Ashes

Teach us to care and not to care

Teach us to sit still.

-“Ash Wednesday,” by T. S. Eliot

Since moving to Vermont, I’ve thought about ashes more than ever before. Now that we heat our home by wood stove, ashes are part of daily life.

Today is Ash Wednesday, which is the start of the season of Lent (40 days of preparation for Easter) in the Christian church. For Protestants, Lenten practices are sort of all over the place; we’ve been part of churches that barely noticed Lent, and churches that took Lent very seriously. Our family observes Lent in various ways, although we’ve never done the ashes-on-the-forehead thing on Ash Wednesday. (Also, as Ash Wednesday services tend to be quiet, solemn affairs, and we have three very loud, rambunctious children, we don’t do the church thing either).

Wearing ashes on Ash Wednesday is a sign of repentance — regret for past mistakes — to kick off the spiritual journey towards Easter. Throughout the Bible, when people are deeply sorry or sad, they cover themselves with ashes (frequently combined with tearing their clothes). This is the origin of the term “sackcloth and ashes” — an outward manifestation of grief and repentance.

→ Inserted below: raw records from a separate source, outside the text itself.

## Cache per-nonzero transfer coefficients in a device table reused across predict calls

Precomputes, for each nonzero of the left CSR operand, the product of its value and the inverse degree (or the leave-one-out coefficient) into a device table kept on the graph or query handle. It is invalidated by an epoch bump whenever degrees change. The transfer kernel gets a COEF variant that reads the precomputed coefficient instead of gathering inv1/kf per nonzero, which removes a dependent indirect load and a division from the inner setup. This costs extra device memory equal to the operand's nnz and an initial build kernel, and the table persists across calls.

New measurement: 52.66 billion (median of 6 runs). 1.9% higher.

```diff
diff --git a/simspread.jl_amd/csrc/api.hip b/simspread.jl_amd/csrc/api.hip
--- a/simspread.jl_amd/csrc/api.hip
+++ b/simspread.jl_amd/csrc/api.hip
@@ -231,6 +231,7 @@
 struct QueriesBox : HandleHead {
   uint64_t graph_id = 0;
   DevCsr<T> Xq;
+  CoefTable<T> coef;
 };
 template <class T>
 struct SpMatBox : HandleHead {
@@ -247,12 +248,13 @@
 }
 
 template <class T>
-static int queries_check(const void* qh, const void* h, const DevCsr<T>** out) {
-  const QueriesBox<T>* q = reinterpret_cast<const QueriesBox<T>*>(qh);
+static int queries_check(const void* qh, const void* h, const DevCsr<T>** out, CoefTable<T>** tab = nullptr) {
+  QueriesBox<T>* q = const_cast<QueriesBox<T>*>(reinterpret_cast<const QueriesBox<T>*>(qh));
   if (q->dtype != (int)sizeof(T)) return fail(SS_EINVAL, "query set was created with the other precision");
   if (q->graph_id != reinterpret_cast<const GraphBox<T>*>(h)->id)
     return fail(SS_EINVAL, "query set was created for another graph");
   *out = &q->Xq;
+  if (tab) *tab = &q->coef;
   return SS_OK;
 }
 
@@ -1131,12 +1133,41 @@
 }
 
 template <class T>
+static int coef_table(const Graph<T>& g, CoefTable<T>& tb, const DevCsr<T>& L, const T* inv1, const int* kf_loo,
+                      const T** out) {
+  *out = nullptr;
+  if (env_off("SS_TRANSFER_COEF")) return SS_OK;
+  const int64_t cap = env_int("SS_TRANSFER_COEF_BYTES", 1LL << 30);
+  if (L.nnz * (int64_t)sizeof(T) > cap) return SS_OK;
+  if (tb.epoch != g.coef_epoch) {
+    tb.drop();
+    SS_TRY(tb.c.alloc((size_t)L.nnz));
+    SS_TRY(transfer_coef_build<T>(L, inv1, kf_loo, tb.c.p));
+    tb.epoch = g.coef_epoch;
+  }
+  *out = tb.c.p;
+  return SS_OK;
+}
+
+template <class T>
 static int predict_rows_device(Graph<T>& g, const DevCsr<T>& Xq, int kind, int64_t row_begin, int64_t row_end, int clean,
-                               T* dev_out, int64_t ldo) {
+                               T* dev_out, int64_t ldo, CoefTable<T>* qtab = nullptr) {
   const int64_t nrows = row_end - row_begin;
   const int64_t nj = g.ns;
   SS_TRY(graph_sell(g));
   SS_TRY(graph_chunked(g, kind == SS_ROWS_SOURCE));
+  const T* coef[2] = {nullptr, nullptr};
+  if (!g.dense.on) {
+    if (kind == 2) {
+      SS_TRY(coef_table<T>(g, g.coef_loo, g.Xs, nullptr, g.kf.p, &coef[0]));
+    } else if (kind == SS_ROWS_QUERY) {
+      if (&Xq == &g.Xq) qtab = &g.coef_q;
+      if (qtab) SS_TRY(coef_table<T>(g, *qtab, Xq, g.inv_kf.p, nullptr, &coef[0]));
+    } else {
+      SS_TRY(coef_table<T>(g, g.coef_s, g.Xs, g.inv_kf.p, nullptr, &coef[0]));
+      SS_TRY(coef_table<T>(g, g.coef_y, g.Ys, g.inv_kt.p, nullptr, &coef[1]));
+    }
+  }
   const int64_t rb = transfer_batch_rows(nrows, nj, sizeof(T));
   const size_t need = (size_t)rb * (size_t)(nj > 0 ? nj : 1);
   if (g.Tws.n < need) SS_TRY(g.Tws.alloc(need));
@@ -1157,7 +1188,7 @@
           SS_TRY(launch_transfer<T>(1, L, inv1, M, g.inv_ks.p, row_begin + r0, nb, nj, Tbuf.p, nj, nullptr, true));
         }
       } else if (kind == 2) {
-        SS_TRY(launch_transfer_loo<T>(g.Xs, g.XsTc, g.kf.p, g.ks.p, row_begin + r0, nb, Tbuf.p, nj));
+        SS_TRY(launch_transfer_loo<T>(g.Xs, g.XsTc, g.kf.p, g.ks.p, row_begin + r0, nb, Tbuf.p, nj, coef[0]));
       } else if (kind == SS_ROWS_QUERY) {
         const bool want_block = env_int("SS_TRANSFER_V", 0) >= 2 && transfer_block_fits<T>(g.XsT.rows, g.XsTc.SC);
         if (want_block) {
@@ -1173,13 +1204,13 @@
           const DevCsr<T>* L[2] = {&Xq, nullptr};
           const DevChunked<T>* M[2] = {&g.XsTc, nullptr};
           const T* inv1[2] = {g.inv_kf.p, nullptr};
-          SS_TRY(launch_transfer<T>(1, L, inv1, M, g.inv_ks.p, row_begin + r0, nb, nj, Tbuf.p, nj));
+          SS_TRY(launch_transfer<T>(1, L, inv1, M, g.inv_ks.p, row_begin + r0, nb, nj, Tbuf.p, nj, nullptr, false, coef));
         }
       } else {
         const DevCsr<T>* L[2] = {&g.Xs, &g.Ys};
         const DevChunked<T>* M[2] = {&g.XsTc, &g.YsTc};
         const T* inv1[2] = {g.inv_kf.p, g.inv_kt.p};
-        SS_TRY(launch_transfer<T>(2, L, inv1, M, g.inv_ks.p, row_begin + r0, nb, nj, Tbuf.p, nj));
+        SS_TRY(launch_transfer<T>(2, L, inv1, M, g.inv_ks.p, row_begin + r0, nb, nj, Tbuf.p, nj, nullptr, false, coef));
       }
       timing_count(ST_NTRANSFER, 1);
     }
@@ -1263,7 +1294,8 @@
   SS_TRY(graph_check<T>(h, &gp));
   Graph<T>& g = *gp;
   const DevCsr<T>* xq = &g.Xq;
-  if (qh) SS_TRY(queries_check<T>(qh, h, &xq));
+  CoefTable<T>* qtab = nullptr;
+  if (qh) SS_TRY(queries_check<T>(qh, h, &xq, &qtab));
   const int64_t limit = (kind == SS_ROWS_QUERY) ? (qh ? xq->rows : g.nq) : g.ns;
   if (g.general && kind != SS_ROWS_QUERY)
     return fail(SS_EINVAL, "a general graph serves SS_ROWS_QUERY only");
@@ -1283,7 +1315,7 @@
   if (ld < need_ld) return fail(SS_EINVAL, "leading dimension %lld < %lld", (long long)ld, (long long)need_ld);
   ScoreOut<T> so;
   SS_TRY(so.begin(out, ld, layout, mem, nrows, nt));
-  SS_TRY(predict_rows_device<T>(g, *xq, kind, row_begin, row_end, clean, so.dev_rm, so.ld_rm));
+  SS_TRY(predict_rows_device<T>(g, *xq, kind, row_begin, row_end, clean, so.dev_rm, so.ld_rm, qtab));
   SS_TRY(so.deliver());
   if (!so.direct()) SS_HIP(hipStreamSynchronize(ctx().stream));
   return SS_OK;
diff --git a/simspread.jl_amd/csrc/assemble.hip b/simspread.jl_amd/csrc/assemble.hip
--- a/simspread.jl_amd/csrc/assemble.hip
+++ b/simspread.jl_amd/csrc/assemble.hip
@@ -1271,6 +1271,7 @@
 template <class T>
 int graph_degrees(Graph<T>& g) {
   hipStream_t st = ctx().stream;
+  g.coef_drop();
   SS_TRY(g.kf.alloc(g.nf));
   SS_TRY(g.ks.alloc(g.ns));
   SS_TRY(g.kt.alloc(g.nt));
@@ -1300,6 +1301,7 @@
 int graph_finalize_general(Graph<T>& g) {
   hipStream_t st = ctx().stream;
   const int64_t n = g.ns;
+  g.coef_drop();
   SS_TRY(g.kf.alloc(n));
   SS_TRY(g.inv_kf.alloc(n));
   SS_TRY(g.ks.alloc(n));
@@ -1326,6 +1328,7 @@
 template <class T>
 int graph_finalize_general_targets(Graph<T>& g) {
   hipStream_t st = ctx().stream;
+  g.coef_drop();
   SS_TRY(g.kt.alloc(g.nt));
   SS_TRY(g.inv_kt.alloc(g.nt));
   if (g.nt > 0) {
diff --git a/simspread.jl_amd/csrc/dense.hip b/simspread.jl_amd/csrc/dense.hip
--- a/simspread.jl_amd/csrc/dense.hip
+++ b/simspread.jl_amd/csrc/dense.hip
@@ -302,6 +302,7 @@
   DenseSim<T>& d = g.dense;
   DevBuf<int> kx;
   SS_TRY(kx.alloc(d.ns));
+  g.coef_drop();
   SS_TRY(g.kf.alloc(d.nf));
   SS_TRY(g.inv_kf.alloc(d.nf));
   SS_TRY(d.inv_kf_m1.alloc(d.nf));
diff --git a/simspread.jl_amd/csrc/graph.hpp b/simspread.jl_amd/csrc/graph.hpp
--- a/simspread.jl_amd/csrc/graph.hpp
+++ b/simspread.jl_amd/csrc/graph.hpp
@@ -83,6 +83,13 @@
 };
 
 template <class T>
+struct CoefTable {
+  DevBuf<T> c;
+  uint64_t epoch = 0;
+  void drop() { c.release(); epoch = 0; }
+};
+
+template <class T>
 struct Graph {
   int64_t nq = 0, ns = 0, nf = 0, nt = 0;
   bool general = false;
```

I have a more literal understanding of ashes now that I have to handle them every day. I feel like I’m covered in ashes half the time. Proper ash disposal has become an obsession of Erick’s. Many of his latest “man toys” have something to do with the safe removal of ashes from our fireplace; we even have the “Ash Dragon.”

The ash can and Ash Dragon!

Because the thing is, ashes are really REALLY messy, and they’re also dangerous.

They’re messy because, no matter how careful we are, whenever we open our wood stove little puffs of ash come floating out. Ashes are light, so it only takes the slightest breath of air to make them swirl in all directions. Our entire house now has a fine coating of ash over everything. I could honestly spend every day dusting and sweeping up ashes, and still feel like I’d made no progress. (Which is either depressing, or a nice excuse to just give up dusting).

Some of our dust.

Ashes are dangerous because they’re deceptive: they hide the glowing embers underneath. When we go down to the wood stove in the morning, it looks like the fire has burned itself out and the bottom of the stove is filled with harmless ash. But one stir of the ashes will uncover enough orange-pulsing embers to start up the fire for the day. That’s why proper ash disposal involves transferring the ashes to an airtight ash bin, where we let them sit for at least a day before dumping them on the ash heap in our yard (yes, we have an ash heap!). And even then, Erick is paranoid enough to pour water on top of them.

Our ash heap.

But ashes are necessary. They’re the by-product of what we do to survive the winter.

Ashes: messy, dangerous, necessary.  It occurs to me that those same three qualities also apply to repentance. The word “repentance” probably makes a lot of people shut down right away — it sounds too harsh, too judgmental, too “churchy.” But I’m referring here to all types of repentance: spiritual and/or interpersonal. (Although I’m not sure that there’s a big difference). When we realize we’ve been wrong and ask forgiveness — whether from god or another person — it’s a messy business: nobody likes to admit that we’re to blame when things go wrong. It’s also dangerous: we could get hurt in the process, by losing our pride or failing to win forgiveness.

In the end, though, repentance is as necessary to our lives as the heat sources that help us to survive. Without acknowledging the ways we fail ourselves and others, and without seeking to right those wrongs, we go cold.